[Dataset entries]

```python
def cost(f):
    fn, a, kw = getattr(f, "func", None), getattr(f, "args", ()), getattr(f, "keywords", {}) or {}
    if fn is ops.gemm:
        M, N, K, batch, flops, nbytes, t_mfma, t_hbm = gemm_cost(f)
        if t_hbm > t_mfma:
            return ("gemm, below the ridge (short-K linears: HBM-bound)", 0, nbytes)
        return ("gemm / implicit-GEMM conv (MFMA-bound)", flops, 0)
    if fn in (ops.attn_fwd, ops.attn_bwd_dq, ops.attn_bwd_dkv):
        i = {ops.attn_fwd: 5, ops.attn_bwd_dq: 7, ops.attn_bwd_dkv: 8}[fn]
        Bn, H, Nq, Nk, D = a[i:i + 5]
        causal = a[i + 6]
        mm = {ops.attn_fwd: 2, ops.attn_bwd_dq: 3, ops.attn_bwd_dkv: 4}[fn]
        name = {ops.attn_fwd: "attention fwd", ops.attn_bwd_dq: "attention bwd dQ", ops.attn_bwd_dkv: "attention bwd dK/dV"}[fn]
        scores = Bn * H * Nq * Nk * (0.5 if causal else 1.0)
        ks, db = -(-D // 16), -(-D // 32)
        mfma_c = {ops.attn_fwd: ks + 2 * db, ops.attn_bwd_dq: 2 * ks + 2 * db, ops.attn_bwd_dkv: 2 * ks + 4 * db}[fn] * 32 / 1024.0
        valu_c = {ops.attn_fwd: 2.8, ops.attn_bwd_dq: 4.0, ops.attn_bwd_dkv: 4.0}[fn] * 2 / 64.0 + (2 * 5 / 3) / 64.0
        cob = scores * (mfma_c + valu_c) / (1024 * 2.4e9)
        return (name, mm * 2.0 * scores * D, 0, cob)
    if fn is ops.attn_bwd_small:
        Bn, H, N, D = a[9:13]
        return ("attention bwd (short sequences, one launch)", 7 * 2.0 * Bn * H * N * N * D * (0.5 if a[14] else 1.0), 0)
    if fn in (ops.groupnorm_fwd, ops.groupnorm_fwd_sums, ops.groupnorm_fwd_2l):
        Bn, HW, C = (a[7], a[8], a[9]) if fn is ops.groupnorm_fwd else (a[8], a[9], a[10])
        return ("GroupNorm(+SiLU) fwd" + (" (stats in producer)" if fn is ops.groupnorm_fwd_sums else ""), 0, 2.0 * Bn * HW * C * 2)
    if fn is ops.layernorm_fwd:
        x, y = a[0], a[1]
        return ("LayerNorm fwd", 0, x.numel() * x.element_size() + y.numel() * y.element_size())
    if getattr(f, "vn_cost", None) is not None:
        return (f.vn_cost[0], 0, f.vn_cost[1])
    if getattr(fn, "__name__", "") == "_ln_bwd":
        x = a[0]["x"]
        n = x.numel()
        extra = (a[3].numel() * a[3].element_size() if a[3] is not None else 0) + (n * 2 if len(a) > 4 and a[4] is not None else 0)
        return ("LayerNorm bwd", 0, n * x.element_size() + a[1].numel() * a[1].element_size() + a[2].numel() * a[2].element_size() + extra)
    if fn in (ops.groupnorm_bwd, ops.groupnorm_bwd_2l):
        x = a[1]
        return ("GroupNorm(+SiLU) bwd", 0, 5.0 * x.numel() * 2)
    if fn is ops.add:
        return ("elementwise glue (add, 2x2 sum, transposes, noise, loss)", 0, sum(t.numel() * t.element_size() for t in a[:3]))
    if fn is ops.sum2x2:
        return ("elementwise glue (add, 2x2 sum, transposes, noise, loss)", 0, a[0].numel() * 2 + a[1].numel() * 2)
    if fn in (ops.sample_add_noise, ops.mse_loss_grad, getattr(ops, "transpose", None), getattr(ops, "timestep_embedding", None)):
        return ("elementwise glue (add, 2x2 sum, transposes, noise, loss)", 0,
                sum(t.numel() * t.element_size() for t in a if isinstance(t, torch.Tensor)))
    if fn is ops.layernorm_bwd:
        return ("LayerNorm bwd", 0, sum(t.numel() * t.element_size() for t in (a[0], a[1], a[5])))
    if fn is ops.conv3x3_in:
        return ("VAE conv_in (direct)", 0, a[0].numel() * 4 + a[3].numel() * 2)
    if fn is ops.softmax_rows:
        return ("softmax rows (VAE mid attention)", 0, 2.0 * a[0].numel() * 2)
    if fn is ops.geglu_fwd:
# ... 59 lines not shown
```

Baseline: 39.60 steps/s.

## Fuse cross-attention backward dQ, delta and dK/dV into one kernel

Adds a single-launch backward kernel for cross-attention with short key length (Nk<=96, D 40/80). Each block keeps all keys and values resident and streams query tiles through a double-buffered LDS pipeline. Per tile it computes delta, P, dS, the dK/dV accumulation and dQ, replacing the separate dq/delta and dkv launches. This removes one launch per layer and avoids recomputing the scores twice. It also drops the delta round trip through memory. In exchange it adds LDS pressure and uses only q-split parallelism in the grid.

```diff
diff --git a/include/vneti.h b/include/vneti.h
--- a/include/vneti.h
+++ b/include/vneti.h
@@ -121,6 +121,10 @@
                          const void* dO, long long lddo, const void* O, long long ldo, const float* lse, void* dQ,
                          long long lddq, void* dK, long long lddk, void* dV, long long lddv, int Bn, int H, int N, int D,
                          float scale, int causal, void* stream);
+int vneti_attn_bwd_cross(const void* Q, long long ldq, const void* K, long long ldk, const void* V, long long ldv,
+                         const void* dO, long long lddo, const float* lse, const void* O, long long ldo, void* dQ,
+                         long long lddq, void* dK, long long lddk, void* dV, long long lddv, int Bn, int H, int Nq, int Nk,
+                         int D, float scale, float* ws, long long ws_bytes, int need_dq, void* stream);
 int vneti_softmax_rows_f16(void* x, long long ld, int rows, int cols, void* stream);
 
 int vneti_add_f16(const void* a, long long lda, const void* b, long long ldb, void* out,
diff --git a/view_neti_amd/csrc/attention.hip b/view_neti_amd/csrc/attention.hip
--- a/view_neti_amd/csrc/attention.hip
+++ b/view_neti_amd/csrc/attention.hip
@@ -31,6 +31,7 @@
   int causal;
   int qsplit;
   float* ws;
+  int need_dq;
 };
 
 __device__ __forceinline__ float fast_exp2(float x) { return __builtin_amdgcn_exp2f(x); }
@@ -894,6 +895,277 @@
   }
 }
 
+template <int D>
+__global__ __launch_bounds__(256, 2) void attn_bwd_cross_kernel(AttnArgs a) {
+  using C = Cfg<D>;
+  constexpr int NKR = 96;
+  constexpr int QH = DKV_QH(D), QR = 32 * QH;
+  constexpr int QS_BYTES = QR * C::ROW + 128;
+  constexpr int STAGE = 3 * QS_BYTES + 4 * QR;
+  constexpr int KT_BYTES = NKR * C::ROW + 128;
+  constexpr int DSROW = QH == 2 ? TROW64 : TROW32;
+  constexpr int DS_BYTES = NKR * DSROW;
+  constexpr int SMEM = 2 * STAGE + KT_BYTES + DS_BYTES + 4 * 32 * 4;
+  static_assert(SMEM % 16 == 0 && STAGE % 16 == 0 && KT_BYTES % 16 == 0 && DS_BYTES % 16 == 0, "16-byte LDS accesses");
+  __shared__ __attribute__((aligned(16))) char smem[SMEM];
+  char* Ks = smem + 2 * STAGE;
+  char* dSs = Ks + KT_BYTES;
+  float* dlw = reinterpret_cast<float*>(dSs + DS_BYTES) + 32 * (threadIdx.x >> 6);
+
+  const int tid = threadIdx.x, lane = tid & 63, wave = tid >> 6;
+  const int l31 = lane & 31, h2 = lane >> 5;
+  const int b = blockIdx.z, h = blockIdx.y, qs = blockIdx.x;
+  const int key = wave * 32 + l31;
+  const bool kok = key < a.Nk;
+  const bool kwave = wave * 32 < a.Nk;
+
+  __amdgpu_buffer_rsrc_t rsQ = vn_make_rsrc(a.Q, (uint32_t)((long long)a.Bn * a.Nq * a.ldq * 2));
+  __amdgpu_buffer_rsrc_t rsdO = vn_make_rsrc(a.dO, (uint32_t)((long long)a.Bn * a.Nq * a.lddo * 2));
+  __amdgpu_buffer_rsrc_t rsO = vn_make_rsrc(a.O_in, (uint32_t)((long long)a.Bn * a.Nq * a.ldo * 2));
+  __amdgpu_buffer_rsrc_t rsK = vn_make_rsrc(a.K, (uint32_t)((long long)a.Bn * a.Nk * a.ldk * 2));
+  __amdgpu_buffer_rsrc_t rsV = vn_make_rsrc(a.V, (uint32_t)((long long)a.Bn * a.Nk * a.ldv * 2));
+
+  constexpr int KIT = (NKR * C::DCH + 255) / 256;
+  u32x4 kreg[KIT];
+#pragma unroll
+  for (int i = 0; i < KIT; ++i) {
+    const int idx = tid + 256 * i;
+    const int r = idx / C::DCH, cc = idx - r * C::DCH;
+    const bool ok = idx < NKR * C::DCH && r < a.Nk;
+    kreg[i] = vn_buf_load16(rsK, ok ? (uint32_t)((((long long)b * a.Nk + r) * a.ldk + h * D + cc * 8) * 2) : VN_OOB);
+  }
+  half8 kf[C::KS], vf[C::KS];
+#pragma unroll
+  for (int ks = 0; ks < C::KS; ++ks) {
+    const int ch = ks * 2 + h2;
+    const bool ok = kok && ch < C::DCH;
+    vf[ks] = as_half8(vn_buf_load16(rsV, ok ? (uint32_t)((((long long)b * a.Nk + key) * a.ldv + h * D + ch * 8) * 2) : VN_OOB));
+  }
+  const float c = a.scale * LOG2E;
+
+  constexpr int QIT = (QR * C::DCH + 255) / 256;
+  u32x4 qreg[QIT], doreg[QIT], oreg[QIT];
+  float lreg = INFINITY;
+
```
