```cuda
// ... 38 lines not shown
  auto w_empty = [&](int s) { return bar_base + 8u * (2 * U_B_STAGES + 2 + s); };
  auto t_full = [&](int a) { return bar_base + 8u * (2 * U_B_STAGES + 4 + a); };
  auto t_empty = [&](int a) { return bar_base + 8u * (2 * U_B_STAGES + 4 + U_ACC + a); };
  const uint32_t tmem_slot = bar_base + 8u * (2 * U_B_STAGES + 4 + 2 * U_ACC);

  const int warp = uniform_warp_idx();
  const int lane = threadIdx.x & 31;

  if (threadIdx.x == 0) {
    for (int s = 0; s < U_B_STAGES; ++s) {
      mbar_init(b_full(s), 1);
      mbar_init(b_empty(s), 1);
    }
    for (int s = 0; s < 2; ++s) {
      mbar_init(w_full(s), 128);
      mbar_init(w_empty(s), 1);
    }
    for (int a = 0; a < U_ACC; ++a) {
      mbar_init(t_full(a), 1);
      mbar_init(t_empty(a), 128);
    }
    asm volatile("fence.mbarrier_init.release.cluster;" ::: "memory");
  }
  if (warp == U_MMA_WARP) tmem_alloc(tmem_slot, U_ACC * 64);
  if (warp == U_PRODUCER_WARP && lane == 0) prefetch_tensormap(&map_in);
  if (threadIdx.x == 0) prefetch_tensormap(&map_out);
  tcgen05_fence_before();
  __syncthreads();
  tcgen05_fence_after();
  uint32_t tmem_base;
  asm volatile("ld.shared.b32 %0, [%1];" : "=r"(tmem_base) : "r"(tmem_slot));
  tmem_base = __shfl_sync(0xffffffffu, tmem_base, 0);
  const int total = p.items ? *p.count : p.total_tiles;
  auto tile_at = [&](int i) { return p.items ? __ldg(p.items + i) : i; };

  if (warp == U_PRODUCER_WARP) {
    if (lane == 0) {
      int stage = 0;
      uint32_t phase = 0;
      for (int i = blockIdx.x; i < total; i += gridDim.x) {
        const UpTile t = decode_up_tile(p, tile_at(i));
        for (int c = 0; c < p.chunks; ++c) {
          mbar_wait(b_empty(stage), phase ^ 1u);
          mbar_expect_tx(b_full(stage), U_B_BYTES);
          tma_load_5d(b_addr(stage), &map_in, b_full(stage), c * 64, t.wl0, t.hl0, t.dl0, t.sample);
          if (++stage == U_B_STAGES) {
            stage = 0;
            phase ^= 1u;
          }
        }
      }
    }
    __syncwarp();
  } else if (warp == U_MMA_WARP) {
    const uint32_t idesc = make_idesc_up(64, p.is_f16);
    int stage = 0, acc = 0, wi = 0;
    uint32_t phase = 0, acc_phase = 0, w_phase = 0;
    for (int i = blockIdx.x; i < total; i += gridDim.x) {
      mbar_wait(w_full(wi), w_phase);
      tcgen05_fence_after();
      for (int c = 0; c < p.chunks; ++c) {
        mbar_wait(t_empty(acc), acc_phase ^ 1u);
        mbar_wait(b_full(stage), phase);
        tcgen05_fence_after();
        if (elect_one_sync()) {
#pragma unroll
          for (int j = 0; j < U_K / 16; ++j) {
            const uint64_t da = make_sw128_desc(w_addr(wi) + (uint32_t)((j >> 2) * (128 * 128) + (j & 3) * 32));
            const uint64_t db = make_sw128_desc(b_addr(stage) + (uint32_t)(j * 16 * 128));
            umma_bf16(tmem_base + (uint32_t)(acc * 64), da, db, idesc, j > 0 ? 1u : 0u);
          }
          umma_commit(b_empty(stage));
          umma_commit(t_full(acc));
          if (c == p.chunks - 1) umma_commit(w_empty(wi));
// ... 36 lines not shown
        for (int a = 0; a < 3; ++a)
          if (ix[a].i1 == ix[a].i0) {
            ix[a].w0 += ix[a].w1;
            ix[a].w1 = 0.0f;
          }
#pragma unroll
        for (int cd = 0; cd < 2; ++cd)
#pragma unroll
          for (int chh = 0; chh < 2; ++chh)
#pragma unroll
            for (int cw = 0; cw < 2; ++cw) {
              const float wt = (cd ? ix[0].w1 : ix[0].w0) * ((chh ? ix[1].w1 : ix[1].w0) * (cw ? ix[2].w1 : ix[2].w0));
              if ((cd && ix[0].i1 == ix[0].i0) || (chh && ix[1].i1 == ix[1].i0) || (cw && ix[2].i1 == ix[2].i0)) continue;
              const int zd = (cd ? ix[0].i1 : ix[0].i0) - t.dl0, zh = (chh ? ix[1].i1 : ix[1].i0) - t.hl0;
              const int zw = (cw ? ix[2].i1 : ix[2].i0) - t.wl0;
              const int k = (zd * U_PH + zh) * U_PW + zw;
              const int kk = k & 63;
              const uint32_t addr = base + (uint32_t)((k >> 6) * 128 * 128) + (uint32_t)((((kk >> 3) ^ (r & 7)) << 4) + (kk & 7) * 2);
              unsigned short bits;
              if (p.is_f16) {
                const __half hv = __float2half_rn(wt);
                bits = *reinterpret_cast<const unsigned short *>(&hv);
              } else {
                const __nv_bfloat16 hv = __float2bfloat16_rn(wt);
                bits = *reinterpret_cast<const unsigned short *>(&hv);
              }
              asm volatile("st.shared.u16 [%0], %1;" ::"r"(addr), "h"(bits) : "memory");
              mine[cd * 4 + chh * 2 + cw] = addr;
            }
      }
    };
    int wi = 0;
    uint32_t w_phase = 0;
    for (int i = blockIdx.x; i < total; i += gridDim.x) {
      const UpTile t = decode_up_tile(p, tile_at(i));
      mbar_wait(w_empty(wi), w_phase ^ 1u);
      if (wi == 0) generate(t, w_addr(0), prev0);
      else generate(t, w_addr(1), prev1);
      asm volatile("fence.proxy.async.shared::cta;" ::: "memory");
      mbar_arrive(w_full(wi));
      if (++wi == 2) {
        wi = 0;
        w_phase ^= 1u;
      }
    }
  } else {
    const int row = warp * 32 + lane;
    int acc = 0, gi = 0;
    uint32_t acc_phase = 0;
    for (int i = blockIdx.x; i < total; i += gridDim.x) {
      const UpTile t = decode_up_tile(p, tile_at(i));
      for (int c = 0; c < p.chunks; ++c, ++gi) {
        const int b = gi & 1;
        mbar_wait(t_full(acc), acc_phase);
        tcgen05_fence_after();
        const uint32_t taddr = tmem_base + (uint32_t)(acc * 64) + ((uint32_t)(warp * 32) << 16);
        uint32_t v0[32], v1[32];
        tmem_ld_32x32b_x32(taddr, v0);
        tmem_ld_32x32b_x32(taddr + 32u, v1);
        if (threadIdx.x == 0) tma_store_wait_read<1>();
        asm volatile("bar.sync 1, 128;" ::: "memory");
        tmem_wait_ld();
        tcgen05_fence_before();
        mbar_arrive(t_empty(acc));
        const uint32_t orow = out_addr(b) + (uint32_t)row * 128u;
#pragma unroll
        for (int j = 0; j < 8; ++j) {
          const uint32_t *v = j < 4 ? v0 : v1;
          const int o = (j & 3) * 8;
          const uint32_t chunk = (uint32_t)((j ^ (row & 7)) << 4);
          asm volatile("st.shared.v4.b32 [%0], {%1, %2, %3, %4};" ::"r"(orow + chunk),
                       "r"(pack2(__uint_as_float(v[o + 0]), __uint_as_float(v[o + 1]), p.is_f16)),
                       "r"(pack2(__uint_as_float(v[o + 2]), __uint_as_float(v[o + 3]), p.is_f16)),
                       "r"(pack2(__uint_as_float(v[o + 4]), __uint_as_float(v[o + 5]), p.is_f16)),
                       "r"(pack2(__uint_as_float(v[o + 6]), __uint_as_float(v[o + 7]), p.is_f16))
                       : "memory");
        }
        asm volatile("fence.proxy.async.shared::cta;" ::: "memory");
        asm volatile("bar.sync 1, 128;" ::: "memory");
        if (threadIdx.x == 0) {
          tma_store_5d(&map_out, out_addr(b), c * 64, t.w0, t.h0, t.d0, t.sample);
          tma_store_commit();
        }
        if (++acc == U_ACC) {
// ... 125 lines not shown
```

### bodyct-dram-emph-subtype_b200/engine.py

```python
import os

import torch

from . import ops

LAYER_CFG = ((64, 1, 1), (128, 2, 1), (256, 1, 2), (512, 1, 4))


def _conv_out(n, k, s, d, p):
    return (n + 2 * p - d * (k - 1) - 1) // s + 1
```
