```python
KYHOST_SYMBOLS = {
    "kyhost_last_error": (C.c_char_p, []),
    "kyhost_scene_create_cornell_box": (C.c_void_p, [C.c_int, C.c_float, C.c_float]),
    "kyhost_scene_create_mis": (C.c_void_p, [C.c_float, C.c_float]),
    "kyhost_scene_destroy": (None, [C.c_void_p]),
    "kyhost_scene_flatten": (SP, [C.c_void_p]),
    "kyhost_render": (C.c_int, [C.c_void_p, C.c_int, C.c_int, C.c_int, C.c_int, C.c_int, C.c_uint, C.c_int, C.c_int,
                                C.c_int, C.c_int, C.c_int, C.c_void_p, C.c_int]),
    "kyhost_render_lighting": (C.c_int, [C.c_void_p, C.c_int, C.c_int, C.c_int, C.c_int, C.c_int, C.c_uint, C.c_int, C.c_int,
                                         C.c_int, C.c_int, C.c_int, C.c_void_p, C.c_int, C.c_int]),
    "kyhost_debug_area": (C.c_int, [C.c_void_p, C.c_int, C.c_int, C.c_int, C.c_int, C.c_int, C.c_uint, C.c_int, C.c_int,
# ... 101 lines not shown
```

### ky_amd/api.py

```python
import ctypes as C

import numpy as np

from . import _abi as A


class KyError(RuntimeError):
    pass


def _check(rc, lib=None):
    if rc != A.KY_OK:
        lib = lib or A.load_kyhip()
        raise KyError(f"kyhip error {rc}: {lib.kyhip_last_error().decode()}")


def _fptr(a):
    assert a.dtype == np.float32 and a.flags["C_CONTIGUOUS"]
    return a.ctypes.data_as(C.c_void_p)


class SceneHandle:

    def __init__(self, ptr):
# ... 382 lines not shown
    if rc < 0:
        _check(rc)
    return rc


def scene_boxes(scene):
    lib = A.load_kyhip()
    n = _scene_ptr(scene).contents.surface_count
    out = np.zeros(max(1, n), np.int32)
    rc = lib.kyhip_scene_boxes(_scene_ptr(scene), out.ctypes.data_as(C.c_void_p), n)
    if rc < 0:
        _check(rc)
    return rc, out[:n].copy()


def kat_li(scene, params, x, y, s0, n, device=0):
    lib = A.load_kyhip()
    out = np.zeros((n, 3), np.float32)
    _check(lib.kyhip_kat_li(device, _scene_ptr(scene), C.byref(params), x, y, s0, n, _fptr(out)))
    return out


def kat_li_lighting(scene, params, lighting, x, y, s0, n, device=0):
    lib = A.load_kyhip()
    out = np.zeros((n, 3), np.float32)
    _check(lib.kyhip_kat_li_lighting(device, _scene_ptr(scene), C.byref(params), int(lighting), x, y, s0, n, _fptr(out)))
    return out


def kat_nee(scene, direct_sample, light, in15, device=0):
# ... 66 lines not shown
```

### ky_amd/csrc/ky_host.hpp

```cpp
#pragma once
#include <cstddef>
#include <cstdint>
#include <condition_variable>
#include <functional>
#include <mutex>
#include <string>
#include <utility>
#include <vector>
#include <sys/types.h>

#include "ky_shard.hpp"

namespace kyh {
using namespace kyd;

int fail(int code, const char* fmt, ...) __attribute__((format(printf, 2, 3)));
const std::string& last_error();

bool valid_params(const ky_render_params* p);
bool shard_in_range(const ky_render_params* p);
ShardConst make_shard(const ky_render_params* p);
RenderConst make_rc(const ky_render_params* p);
long long film_term_count(const ky_render_params* p, int n_lights, bool queue_engine, bool deferred);
float film_term_limit(long long n_terms);
// ... 29 lines not shown
struct NonOccluders {
    std::vector<char> wall;
    std::vector<char> light_ok;
    bool deferred_ok = false;
    int ts_light = -1;
    double ts_plane[4] = {0, 0, 0, 0};
    std::vector<char> ts_behind;
};
void find_non_occluders(const ky_scene* in, NonOccluders& R);
struct Boxes {
    struct Box { float lo[3], hi[3]; int face[6]; };
    std::vector<Box> box;
    std::vector<int> box_of;
};
void find_boxes(const ky_scene* in, Boxes& B);
int pack_scene(const ky_scene* in, DScene* out);
uint64_t scene_hash(const DScene& s);
bool scene_input(const ky_scene* in, std::vector<unsigned char>& out, uint64_t& hash);

constexpr int KY_SP_MAX_SPHERES = 32;
int smallpt_check(const ky_smallpt_sphere* spheres, int n, const ky_smallpt_params* p);
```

WORK REQUIRED:
Whenever a line of the entries contains the string "unsigned", copy that line.

THE COMPLETED TASK:
              unsigned short bits;
                bits = *reinterpret_cast<const unsigned short *>(&hv);
                bits = *reinterpret_cast<const unsigned short *>(&hv);
bool scene_input(const ky_scene* in, std::vector<unsigned char>& out, uint64_t& hash);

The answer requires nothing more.